No doubt Pittsburgh, like any city, has its sprinkling of rude, aggressive cyclists who unnerve motorists with their unpredictable moves.
But when the Ravenstahl administration announced the creation and naming of a "bicycle czar" -- a visionary move -- some motorists' reactions were a little bizarre, their vehement complaints about cyclists' behavior far out of proportion to the threat those cyclists pose.
Although thousands of oblivious motorists barrel through our streets every day, I've never observed a "clueless" cyclist working his way around town. Occasionally risk-taking? Yes. Clueless? No.
People maneuvering spindly 20-pound bicycles past 2-ton piles of metal, vinyl and glass tend to be hyper-aware of their surroundings. They have to be. It's a matter of life and death.
Or near-death, in my family's case. Seven years ago, a careless motorist nearly killed my husband on the Boulevard of the Allies.
Andy has lived on the North Side for eight years and bikes to work Downtown nearly every day, rain or shine. He takes 450-mile bicycle treks through places like Oregon's Cascade Mountains. He's what you'd call an avid cyclist.
That summer day in 2001 he had been enjoying the "Jail Trail," which ends abruptly near the PNC building on First Avenue. (Every trail in Pittsburgh ends abruptly, frustratingly, at some ridiculous point.) Since the boulevard is a designated bike route, Andy continued heading west, staying to the right in the same-direction car lane, just like you're supposed to.
A split-second before Andy would have zoomed past, the driver of a parked van opened his door. Andy hit it at full speed, flew off the bike and across three lanes, landing headfirst in oncoming traffic. It is miraculous that he's alive.
Although the insurance company held the motorist responsible for causing the collision, to our knowledge he wasn't cited for any traffic violation. What would the ticket read? "Failure to yield right of way"? "Inattentive door-opening"? "Life-threatening stupidity"?
I'm sure that man has never again opened his car door without checking the side mirror first, but short of nearly taking someone's life, how does a driver become aware that he's supposed to share the road?
Creating a position for a "bicycle and pedestrian coordinator" is an important and praiseworthy step toward creating that awareness.

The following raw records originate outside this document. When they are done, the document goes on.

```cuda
static thread_local std::string g_last_error;
static void set_error(const char* fmt, ...) {
    char buf[512];
    va_list ap;
    va_start(ap, fmt);
// ... 199 lines not shown
        for (int q = 0; q < F_COUNT; ++q) { fam_ms[q] = 0; fam_calls[q] = 0; }
        if (st) stream = st;
        else { CK(cudaStreamCreateWithFlags(&stream, cudaStreamNonBlocking)); own_stream = true; }
        memset(&w, 0, sizeof w);
        w.n = n; w.m = m; w.off = offset;
        w.ldw = (n + 31) / 32 * 32;
        const size_t vb = (size_t)w.ldw * sizeof(T);
        if (!dalloc(&w.ws, vb * m) || !dalloc(&w.wy, vb * m)) return false;
        if (!dalloc(&w.z, vb) || !dalloc(&w.r, vb) || !dalloc(&w.d, vb) || !dalloc(&w.t, vb) || !dalloc(&w.xp, vb) || !dalloc(&w.gold, vb)) return false;
        if (!dalloc(&w.iwhere, (size_t)w.ldw * 4) || !dalloc(&w.state, (size_t)w.ldw)) return false;
        if (!dalloc(&w.part, sizeof(T) * LB_KMAX * LBFGSB_GRID) || !dalloc(&w.ipart, sizeof(i64) * LB_IMAX * LBFGSB_GRID)) return false;
        if (!dalloc(&w.part2, sizeof(T) * LB_KMAX * LBFGSB_GRID) || !dalloc(&w.ipart2, sizeof(i64) * LB_IMAX * LBFGSB_GRID)) return false;
        if (!dalloc(&s_dev, sizeof(DevState<T>)) || !dalloc(&pub_counter, 8) || !dalloc(&f_dev, sizeof(T))) return false;
        CK(cudaMemsetAsync(s_dev, 0, sizeof(DevState<T>), stream));
        CK(cudaMemsetAsync(pub_counter, 0, 8, stream));
        {
            i64 lim = (i64)1 << 28;
            if (R > 1) lim = (i64)1 << 26;
            if (const char* e = getenv("LBFGSB_B200_TIE_LIMIT")) lim = atoll(e);
            CK(cudaMemcpyAsync(&s_dev->tie_limit, &lim, sizeof lim, cudaMemcpyHostToDevice, stream));
        }
        CK(cudaMemsetAsync(w.ws, 0, vb * m, stream));
        CK(cudaMemsetAsync(w.wy, 0, vb * m, stream));
        w.s = s_dev;
        CK(cudaHostAlloc((void**)&s_host, sizeof(DevState<T>) + 64, cudaHostAllocMapped));
        memset(s_host, 0, sizeof(DevState<T>) + 64);
        pub_flag = (volatile unsigned long long*)((char*)s_host + ((sizeof(DevState<T>) + 7) / 8) * 8);
        CK(cudaMallocHost((void**)&ctl_host, sizeof(SortCtl)));
        header_bytes = offsetof(DevState<T>, sy);
        const i64 tile = (i64)LBFGSB_BLOCK * Real<T>::VEC * Real<T>::UNROLL;
        ntiles = (n + tile - 1) / tile;
        if (!dalloc(&tile_counts, sizeof(int) * (size_t)(ntiles + 1)) || !dalloc(&tile_offsets, sizeof(i64) * (size_t)(ntiles + 1))) return false;
        if (!dalloc(&rs_counts, sizeof(int) * 256 * LB_RS_GRID)) return false;
        typedef typename Real<T>::key_t K;
        memset(&wb, 0, sizeof wb);
        if (!dalloc(&wb.k0, sizeof(K) * (size_t)w.ldw) || !dalloc(&wb.k1, sizeof(K) * (size_t)w.ldw)) return false;
        if (!dalloc(&wb.v0, 4 * (size_t)w.ldw) || !dalloc(&wb.v1, 4 * (size_t)w.ldw)) return false;
        if (!dalloc(&wb.ctl, sizeof(SortCtl)) || !dalloc(&ctl_el, sizeof(SortCtl))) return false;
        i64 cap = n < (i64)(1 << 22) ? n : (i64)(1 << 22);
        cap = (cap + LB_WB - 1) / LB_WB * LB_WB;
        wb.cap = cap;
        const size_t cb = (size_t)cap * sizeof(T);
        if (!dalloc(&wb.wj, cb * 2 * m) || !dalloc(&wb.vj, cb * 2 * m)) return false;
        if (!dalloc(&wb.delta, cb) || !dalloc(&wb.zeta, cb) || !dalloc(&wb.omega, cb) || !dalloc(&wb.g2, cb) ||
            !dalloc(&wb.g1, cb) || !dalloc(&wb.f1a, cb) || !dalloc(&wb.f2a, cb)) return false;
        const i64 nblk = cap / LB_WB;
// ... 863 lines not shown
        i64 my_tie_limit = 0;
        if (ok && !write) ok = cudaMemcpy(&my_tie_limit, &s_dev->tie_limit, sizeof my_tie_limit, cudaMemcpyDeviceToHost) == cudaSuccess;
        const size_t CH = (size_t)64 << 20;
        void* stage = nullptr;
        if (ok && cudaMallocHost(&stage, CH) != cudaSuccess) { set_error("cudaMallocHost failed"); ok = false; }
        auto xfer = [&](void* dptr, size_t bytes) {
            for (size_t o = 0; ok && o < bytes; o += CH) {
                const size_t c = bytes - o < CH ? bytes - o : CH;
                if (write) {
                    ok = cudaMemcpy(stage, (char*)dptr + o, c, cudaMemcpyDeviceToHost) == cudaSuccess && fwrite(stage, 1, c, fp) == c;
                } else {
                    ok = fread(stage, 1, c, fp) == c && cudaMemcpy((char*)dptr + o, stage, c, cudaMemcpyHostToDevice) == cudaSuccess;
                }
            }
        };
        const size_t vb = (size_t)w.ldw * sizeof(T);
        xfer(s_dev, sizeof(DevState<T>));
        xfer(w.ws, vb * m); xfer(w.wy, vb * m);
        xfer(w.z, vb); xfer(w.r, vb); xfer(w.d, vb); xfer(w.t, vb); xfer(w.xp, vb); xfer(w.gold, vb);
        xfer(w.iwhere, (size_t)w.ldw * 4); xfer(w.state, (size_t)w.ldw);
        if (stage) cudaFreeHost(stage);
        if (ok && !write) ok = cudaMemcpy(&s_dev->tie_limit, &my_tie_limit, sizeof my_tie_limit, cudaMemcpyHostToDevice) == cudaSuccess;
        if (ok && !write) ok = cudaMemcpy(s_host, s_dev, header_bytes, cudaMemcpyDeviceToHost) == cudaSuccess;
        if (ok && !write) started = true;
        if (write && ok) ok = fflush(fp) == 0;
        if (fclose(fp) != 0) ok = false;
        if (write) {
            if (ok) ok = rename(tmp.c_str(), path) == 0;
            else remove(tmp.c_str());
        }
        if (!ok && g_last_error.empty()) set_error("checkpoint %s failed on %s", write ? "write" : "read", path);
        return ok;
    }

    bool active_hash(uint64_t* hash, i64* count) {
        begin(F_HASH); k_active_hash<T><<<LG>>>(w, offset); end(F_HASH);
        std::vector<i64> hp(2 * LBFGSB_GRID);
        CK(cudaMemcpyAsync(hp.data(), w.ipart, sizeof(i64) * 2 * LBFGSB_GRID, cudaMemcpyDeviceToHost, stream));
        CK(cudaStreamSynchronize(stream));
        uint64_t h = 0; i64 c = 0;
        for (int b = 0; b < LBFGSB_GRID; ++b) { h += (uint64_t)hp[b]; c += hp[LBFGSB_GRID + b]; }
        *hash = h; *count = c;
        return true;
    }
};

// ... 944 lines not shown
    if (!nccl_api()->ok) { set_error("libnccl.so.2 not found"); return nullptr; }
    ncclComm_t c = nullptr;
    ncclUniqueId id;
    memcpy(&id, id128, sizeof id);
    int rc = nccl_api()->CommInitRank(&c, world, id, rank);
    if (rc != 0) { set_error("ncclCommInitRank failed: %d", rc); return nullptr; }
    return c;
}
void lbfgsb_dev_nccl_destroy(void* comm) { if (comm && nccl_api()->ok) nccl_api()->CommDestroy((ncclComm_t)comm); }

int lbfgsb_dev_active_set_hash(lbfgsb_dev_t* h, uint64_t* hash, int64_t* count) {
    EngineBase* b = (EngineBase*)h;
    if (!b) return 1;
    i64 c = 0;
    bool ok = (b->real_kind == 8) ? ((Engine<double>*)b)->active_hash(hash, &c) : ((Engine<float>*)b)->active_hash(hash, &c);
    *count = c;
    return ok ? 0 : 1;
}
void* lbfgsb_dev_vector(lbfgsb_dev_t* h, int32_t which) {
    EngineBase* b = (EngineBase*)h;
    if (!b) return nullptr;
#define VSEL(E)                                                                                          \
    switch (which) { case 0: return E->w.z; case 1: return E->w.r; case 2: return E->w.d; case 3: return E->w.t; \
                     case 4: return E->w.xp; case 5: return E->w.ws; case 6: return E->w.wy; case 7: return E->w.iwhere; case 8: return E->w.gold; default: return nullptr; }
    if (b->real_kind == 8) { Engine<double>* e = (Engine<double>*)b; VSEL(e) }
    else { Engine<float>* e = (Engine<float>*)b; VSEL(e) }
}
int lbfgsb_dev_vector_copy(lbfgsb_dev_t* h, int32_t which, void* dst_dev, int64_t bytes) {
    void* src = lbfgsb_dev_vector(h, which);
    if (!src || !dst_dev || bytes < 0) return 1;
    EngineBase* b = (EngineBase*)h;
    const i64 ldw = (b->real_kind == 8) ? ((Engine<double>*)b)->w.ldw : ((Engine<float>*)b)->w.ldw;
    const i64 m = (b->real_kind == 8) ? ((Engine<double>*)b)->w.m : ((Engine<float>*)b)->w.m;
    const i64 cap = (which == 7) ? ldw * 4 : ((which == 5 || which == 6) ? m : 1) * ldw * (i64)b->real_kind;
    if (bytes > cap) { set_error("lbfgsb_dev_vector_copy: %lld bytes requested, vector %d holds %lld", (long long)bytes, (int)which, (long long)cap); return 1; }
    if (cudaDeviceSynchronize() != cudaSuccess) return 1;
    return cudaMemcpy(dst_dev, src, (size_t)bytes, cudaMemcpyDeviceToDevice) != cudaSuccess;
}
int lbfgsb_dev_exchange_mode(lbfgsb_dev_t* h) {
    EngineBase* b = (EngineBase*)h;
    if (!b) return -1;
    if (b->real_kind == 8) { Engine<double>* e = (Engine<double>*)b; return e->R <= 1 ? 0 : (e->p2p ? 2 : 1); }
    Engine<float>* e = (Engine<float>*)b; return e->R <= 1 ? 0 : (e->p2p ? 2 : 1);
}
int lbfgsb_dev_counters(lbfgsb_dev_t* h, int64_t* launches, int64_t* syncs) {
    EngineBase* b = (EngineBase*)h;
    if (!b) return 1;
    if (b->real_kind == 8) { *launches = ((Engine<double>*)b)->launches; *syncs = ((Engine<double>*)b)->syncs; }
    else { *launches = ((Engine<float>*)b)->launches; *syncs = ((Engine<float>*)b)->syncs; }
    return 0;
}
void lbfgsb_dev_profile(lbfgsb_dev_t* h, int32_t enable) {
    EngineBase* b = (EngineBase*)h;
    if (!b) return;
    if (b->real_kind == 8) ((Engine<double>*)b)->profile = enable != 0; else ((Engine<float>*)b)->profile = enable != 0;
}
void lbfgsb_dev_set_tie_limit(lbfgsb_dev_t* h, int64_t max_breakpoints) {
// ... 321 lines not shown
```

Any such government action says, "Attention, folks, this is an important public issue."
And it is: The cyclists and pedestrians de-clog our streets and parking garages, increase our overall public health and reduce our aggregate consumption of oil.
The appointment of "czar" Stephen Patchan should send a loud signal to the region's drivers that those fellow-citizens who are not using motor vehicles have an equal claim to the region's roadways. And it should send an equally loud warning to cyclists and pedestrians that they aren't a law unto themselves.
One of the most important things a czar could do is spearhead an effort to expand the region's erratic network of marked bike lanes and trails. The safer these routes become, the more people will use them, and the more that people use them, the safer they'll be. It's a lot harder for motorists to overlook a steady stream of cyclists than to miss a lone wheelman.
Our topography is not exactly hospitable to this endeavor. We've had to carve out many hillsides just to squeeze in twisting two-lane roads. There is often neither the space nor the sight lines for safe cycling, so the effort to forge bike routes -- like spokes intersecting the region's color-coded "belts" -- will have to be cross-jurisdictional and stubborn.
Hilly cities like Pittsburgh aren't the only ones with these problems. As my husband and I drove to the airport last March in flat-as-a-pancake Orlando, Fla., we found ourselves waiting at a stoplight where the intersecting streets were both 10 lanes across. In this barren but frantic industrial landscape, we saw next to us a sign that said, "End Bike Route."
We laughed in disbelief: Who in his right mind would have dared wade into that maelstrom? And what bureaucrat would have led anyone to what could have been, literally, a dead end? The sign should have said, "Lotsa luck."
Pittsburgh can do better than that. We're now poised to do much better.